16:8-10 Korah and the Kohathites had a favored status among the three Levite clans in handling the holy things of the tabernacle (3:27-32), but they desired greater glory for themselves.
16:11-14 The rebels claimed Moses had failed to bring the people to a place of rest and abundance. They would not admit that it was their rebellion that led to the wilderness judgment.
16:15-19 T. R. Ashley suggests that Moses’s reference to a donkey was an idiomatic statement meaning that Moses had not exalted himself over another.
16:18-19 The glory of the Lord, probably manifest as a cloud (v. 42), dramatically intervened in the sight of the entire Israelite congregation.

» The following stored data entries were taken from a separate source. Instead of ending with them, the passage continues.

GTX_DEV uint32_t nib_nonzero(uint32_t v)
{
  v |= v >> 1;
// ... 855 lines not shown
        {
          best = xa;
          mask = 0;
        }
        if (xa == best)
          mask |= 1u << a;
      }
    x0 = ((codes & 15u) != rc && rc != 15u) ? 1u : 0u;
    return best;
  };
  auto carried = [&](uint32_t km, uint32_t site) -> uint32_t
  {
    uint32_t set = (km >> HK_SET_SHIFT) & 255u;
    if (DENSE && hk_is_two(km))
    {
      uint32_t const s0 = km >> HK_SITE_SHIFT;
      if (site != s0 && site != s0 + 1u)
        return 4u;
      set = site == s0 ? (set & 15u) : (set >> 4);
      return (set & (set - 1u)) != 0 ? 4u : static_cast<uint32_t>(__builtin_ctz(set));
    }
    if ((km >> HK_SITE_SHIFT) != site || (set & (set - 1u)) != 0)
      return 4u;
    return set ? static_cast<uint32_t>(__builtin_ctz(set)) : (km >> HK_ALLELE_SHIFT) & 3u;
  };
  uint32_t head_site = 0, head_mask = 0;
  if (prs != 0 && !decided)
  {
    uint32_t const y = lo == 1 ? f1.y : lo == 2 ? f2.y : lo == 3 ? f3.y : f4.y;
    uint32_t const back = (y >> HINT_BACK_SHIFT) & 255u;
    uint32_t upto = hc_upto(h, lo) + hc_edge(h, lo);
    if ((y & 255u) == 0 || back < prs)
    {
      bool const on_site = (y & 255u) == 0;
      uint32_t const ps = on_site ? prs : prs - back - 1u;
      if (idx + ps == 0)
      {
        GTX_HINT_NOTE(11);
        return false;
      }
      uint32_t const q = idx + ps - 1u;
      uint32_t const yq = ix.pos_flags[q].y;
      uint2_t const tq = ix.tail_info[q];
      uint32_t const km = lo == 1 ? k1 : lo == 2 ? k2 : lo == 3 ? k3 : k4;
      uint32_t const only = on_site ? carried(km, tq.y) : 4u;
      if ((yq & 255u) != 1u || (tq.x & HINT_TAIL_OK) == 0 || (ps != 0 && ((yq >> HINT_BACK_SHIFT) & 255u) + 1u < ps) || (on_site && only >= 4u))
      {
        GTX_HINT_NOTE(11);
        return false;
      }
      uint32_t mask = 0, x0 = 0;
      uint32_t const best = site_choice(tq.x, plane_code_at(row, ps), only, mask, x0);
      upto = upto - x0 + best;
      head_site = tq.y;
      head_mask = mask;
    }
    uint32_t const head_len = prs + 1;
    uint32_t const budget = 2 + head_len / 11 < 7 ? 2 + head_len / 11 : 7;
    if (upto <= budget)
    {
      start = order_of(idx);
      rs = 0;
      mism += upto;
    }
    else
      head_mask = 0;
  }
  uint32_t end = order_of(idx + pre), re = pre;
  uint32_t tail_site = 0, tail_mask = 0;
  uint32_t tail_mask2 = 0;
  if (decided)
  {
    start = order_of(idx + two_rs);
    rs = two_rs;
    re = two_re;
    end = order_of(idx + two_re);
    mism = two_mism;
  }
  else if (pre != L - 1)
  {
    uint32_t const tail_len = L - pre;
    uint32_t const budget = 2 + tail_len / 11 < 7 ? 2 + tail_len / 11 : 7;
    uint32_t tail_end = DENSE ? order_of(idx + L - 1u) : 0u;
    uint32_t const y = hi + 1 == n_k ? y_end : hi == 0 ? f1.y : hi == 1 ? f2.y : hi == 2 ? f3.y : f4.y;
    uint32_t const room = y & 255u;
    uint32_t got = hc_all(h) - hc_upto(h, hi + 1);
    if (room < tail_len)
    {
      bool const on_site = room == 0;
      uint32_t const at = room;
      uint2_t ti = t_end;
      uint32_t only = 4u;
      bool ok = true;
      if (on_site)
      {
        uint32_t const q = idx + pre - 1u;
        ok = (ix.pos_flags[q].y & 255u) == 1u;
        ti = ix.tail_info[q];
        only = carried(hi == 0 ? k0 : hi == 1 ? k1 : hi == 2 ? k2 : hi == 3 ? k3 : k4, ti.y);
        ok = ok && only < 4u;
      }
      else if (hi + 1 != n_k)
        ti = ix.tail_info[idx + pre];
      uint32_t const next_len = (ti.x >> HINT_TAIL_NEXT_SHIFT) & 255u;
      if (!ok || (ti.x & HINT_TAIL_OK) == 0 || next_len < tail_len - at - 1)
      {
        bool walked = false;
        if constexpr (DENSE)
          if (!on_site && (ti.x & HINT_TAIL_NODE) != 0 && tail_len <= 64)
          {
            HintWalk const w = hint_tail_walk(g, ix, row, idx, pre, tail_len, at, ti.y, budget);
            if (w.status == 2)
            {
              GTX_HINT_NOTE(8);
              return HINT_TO_GENERAL;
            }
            if (w.status == 1)
            {
              walked = true;
              got = w.got;
              tail_end = w.end;
              tail_site = ti.y;
              tail_mask = w.mask1;
              tail_mask2 = w.mask2;
            }
          }
        if (!walked)
        {
          GTX_HINT_NOTE(8);
          return false;
        }
      }
      else
      {
        uint32_t mask = 0, x0 = 0;
        uint32_t const best = site_choice(ti.x, plane_code_at(row, pre + at), only, mask, x0);
        got = got - x0 + best;
        tail_site = ti.y;
        tail_mask = mask;
      }
    }
    if (got <= budget)
    {
      re = L - 1;
      mism += got;
      if constexpr (DENSE)
        end = tail_end;
      else
        end += tail_len - 1;
    }
    else
      tail_mask = tail_mask2 = 0;
  }
  uint32_t v0 = 0, v1 = 0, v2 = 0, v3 = 0, v4 = 0, v5 = 0;
  uint32_t nvar = 0;
  uint32_t last = 0xFFFFFFFFu;
  bool clash = false;
  auto append = [&](uint32_t entry)
  {
    if constexpr (DENSE)
    {
      bool found = false;
      auto meet = [&](uint32_t & v, uint32_t at)
      {
        if (at < nvar && (v >> 16) == (entry >> 16))
        {
          v &= entry | 0xFFFF0000u;
          clash = clash || (v & 0xFFFFu) == 0;
          found = true;
        }
      };
      meet(v0, 0);
      meet(v1, 1);
      meet(v2, 2);
      meet(v3, 3);
      meet(v4, 4);
      meet(v5, 5);
      if (!found)
      {
        v0 = nvar == 0 ? entry : v0;
        v1 = nvar == 1 ? entry : v1;
        v2 = nvar == 2 ? entry : v2;
        v3 = nvar == 3 ? entry : v3;
        v4 = nvar == 4 ? entry : v4;
        v5 = nvar == 5 ? entry : v5;
        ++nvar;
      }
    }
    else if ((entry >> 16) == (last >> 16))
    {
      last &= entry | 0xFFFF0000u;
      clash = clash || (last & 0xFFFFu) == 0;
      v0 = nvar == 1 ? last : v0;
      v1 = nvar == 2 ? last : v1;
      v2 = nvar == 3 ? last : v2;
      v3 = nvar == 4 ? last : v3;
      v4 = nvar == 5 ? last : v4;
      v5 = nvar == 6 ? last : v5;
    }
    else
    {
      v0 = nvar == 0 ? entry : v0;
      v1 = nvar == 1 ? entry : v1;
      v2 = nvar == 2 ? entry : v2;
      v3 = nvar == 3 ? entry : v3;
      v4 = nvar == 4 ? entry : v4;
      v5 = nvar == 5 ? entry : v5;
      ++nvar;
      last = entry;
    }
  };
  auto push = [&](uint32_t k, uint32_t km)
  {
    if (((run >> k) & 1u) && (km >> HK_SITE_SHIFT) != HINT_NO_SITE)
    {
      uint32_t const set = (km >> HK_SET_SHIFT) & 255u;
      if (DENSE && hk_is_two(km))
      {
        append(((km >> HK_SITE_SHIFT) << 16) | (set & 15u));
        append((((km >> HK_SITE_SHIFT) + 1u) << 16) | (set >> 4));
      }
      else
        append(((km >> HK_SITE_SHIFT) << 16) | (set ? set : 1u << ((km >> HK_ALLELE_SHIFT) & 3u)));
    }
  };
  if (tail_mask != 0)
    append((tail_site << 16) | tail_mask);
  if (tail_mask2 != 0)
    append(((tail_site + 1u) << 16) | tail_mask2);
  push(4, k4);
  push(3, k3);
  push(2, k2);
  push(1, k1);
  push(0, k0);
  if (head_mask != 0)
    append((head_site << 16) | head_mask);
  if (clash || nvar > 6 || 6 + 3 * nvar > rec_words)
  {
    GTX_HINT_NOTE(13);
    return false;
  }
  uint32_t np = 1, longest = re - rs + 1;
  if (par_start && rs == 0)
  {
    uint32_t const amb_lo = hc_get(lo == 1 ? h.k[1] : lo == 2 ? h.k[2] : lo == 3 ? h.k[3] : h.k[4], HC_AMB);
    uint2_t const f_lo = lo == 1 ? f1 : lo == 2 ? f2 : lo == 3 ? f3 : f4;
    bool two_chains = amb_lo != 0;
    if (!two_chains)
    {
      uint32_t const off = (f_lo.y >> HINT_SNPOFF_SHIFT) & 31u;
      if ((f_lo.x & HINT_ALT_OK) == 0 || off == K - 1)
      {
        GTX_HINT_NOTE(106);
        return HINT_TO_GENERAL;
      }
      two_chains = off != 0;
    }
    if (two_chains)
    {
      uint32_t const mm_run = mmk & run, km_hi = hi == 0 ? k0 : hi == 1 ? k1 : hi == 2 ? k2 : hi == 3 ? k3 : k4;
      auto plain = [&](uint32_t k, uint32_t km) { return ((run >> k) & 1u) == 0 || (km & ((3u << HK_ALLELE_SHIFT) | (255u << HK_SET_SHIFT))) == 0; };
      uint32_t alt_sites = 0;
      uint32_t const other = (plain(0, k0) ? 0u : 1u) | (plain(1, k1) ? 0u : 2u) | (plain(2, k2) ? 0u : 4u) | (plain(3, k3) ? 0u : 8u) | (plain(4, k4) ? 0u : 16u);
      if (other != 0)
      {
        uint32_t const k = static_cast<uint32_t>(__builtin_ctz(other));
        uint32_t const km = k == 0 ? k0 : k == 1 ? k1 : k == 2 ? k2 : k == 3 ? k3 : k4;
        uint32_t const yk = ix.pos_flags[idx + (K - 1) * k].y;
        bool ok = ix.hint_less == 0 && mm_run == 0 && pw == nullptr;
        ok = ok && (other & (other - 1u)) == 0 && ((km >> HK_SET_SHIFT) & 255u) == 0;
        alt_sites = (K - 1) * k + ((yk >> HINT_SNPOFF_SHIFT) & 31u) < pre ? 1u : 0u;
        if (!ok)
        {
          GTX_HINT_NOTE(107);
          return HINT_TO_GENERAL;
        }
      }
      bool const region_clean = hc_upto(h, hi + 1) == hc_upto(h, lo) + alt_sites;
      if (mm_run == (1u << hi) && hi + 1 > 4)
      {
        GTX_HINT_NOTE(108);
        return HINT_TO_GENERAL;
      }
      bool const last_only = mm_run == (1u << hi) && hc_edge(h, hi + 1) == 1 && ((km_hi >> HK_SET_SHIFT) & 255u) == 0;
      bool const twin = region_clean && (mm_run == 0 || last_only);
      if (pre == L - 1 || re != L - 1 || (twin && nvar > 1))
      {
        GTX_HINT_NOTE(109);
        return HINT_TO_GENERAL;
      }
      if (twin && mm_run == 0)
        np = 2;
      else if (twin)
        --mism;
    }
  }
  if (mism > 10)
  {
    np = 0;
    longest = 0;
  }
  uint32_t const path_words = 4 + 3 * nvar;
  if (2 + np * path_words > rec_words)
    return false;
  bool const to_stage = stage != nullptr && rec_words >= HINT_STAGE_WORDS && 2 + (np ? np : 1u) * path_words <= HINT_STAGE_WORDS;
  uint32_t * rec = to_stage ? stage : hint_rec_ptr(rec_at);
  if (to_stage)
  {
#pragma unroll
    for (uint32_t k = 2; k < HINT_STAGE_WORDS; ++k)
      rec[k] = 0u;
  }
  rec[0] = np;
  rec[1] = longest | (L << 16) | ((np && nvar) ? GTX_REC_HAS_VARIANTS : 0u);
  if (np)
  {
    rec[2] = start;
    rec[3] = end;
    rec[4] = rs | (re << 16);
    rec[5] = mism | (nvar << 16);
    auto put = [&](uint32_t k, uint32_t entry)
    {
      if (k < nvar)
      {
        rec[6 + 3 * k] = entry >> 16;
        rec[7 + 3 * k] = entry & 0xFFFFu;
        rec[8 + 3 * k] = 0u;
      }
    };
    put(0, v0);
    put(1, v1);
    put(2, v2);
    put(3, v3);
    put(4, v4);
    put(5, v5);
    if (np == 2)
      for (uint32_t k = 0; k < path_words; ++k)
        rec[2 + path_words + k] = rec[2 + k];
  }
  return to_stage ? 2u : 1u;
}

16:20-22 Only the true servants of God—Moses and Aaron—fell facedown and, risking their own lives, appealed to his graciousness so the whole community might not suffer his wrath. The true servant of God puts the needs of the people before his own welfare.
16:23-33 By God’s grace, in response to Moses’s and Aaron’s plea, only the instigators of the insurrection were consumed.
16:26 The tents, families, and property of the rebellious leaders had effectively been dedicated to destruction (Hb cherem), and anyone who touched any of these things would be swallowed up in the devastation.
16:33-35 The grave (Sheol) at this point in Israel’s history was perceived to be a shadowy, unknowable realm of the dead, the netherworld of both good and evil where a person was gathered among ancestors at death. In this incident the bodies of the leading rebels, their families, and their possessions plummeted into the gaping abyss. A judgmental fire . . . consumed the other 250 insurrectionists. The second census informs us that Korah’s fate was the same as that of Dathan and Abiram (26:10). Sheol is described as opening its mouth to receive the dead (Pr 1:12; Is 5:14; Hab 2:5). In the Pentateuch the realm of Sheol and the dead is under the sovereign power of the God of Israel. Since Moses pronounced the curse before it happened, no one could mistake the judgment as accidental.
16:36-40 Divine instruction (Then the Lord spoke to Moses) came to the faithful recipient who had followed the Lord’s commands throughout this miraculous event. Death can have both contaminating and cleansing effects. Touching and even being in close proximity to the dead could render a person unclean. Yet in the conclusion to this section in chap. 19, impurity from the dead was cleansed with a mixture of holy water and the ashes of a burned red cow. God commanded Moses to remove the firepans from the burning debris, because they are holy. . . . They will be a sign to the Israelites. The fiery death of the 250 rebellious collaborators brought purification to the bronze censers. Now the raw materials could be used to produce an additional bronze covering for the sacrificial altar.
16:41-50 The lesson of the previous day was soon forgotten as the entire Israelite community complained about Moses and Aaron, citing them as the reason for the judgment against the rebellious Korah and his conspirators. God’s reaction followed the judgment sequence of the previous day with a call for the people to separate themselves from the insurgents as God’s glory descended, lest they be consumed in the judgment. Aaron’s act on behalf of the people portrays the concept of propitiatory atonement as he literally stood as the mediator between the dead and the living to ward off the wrath of God.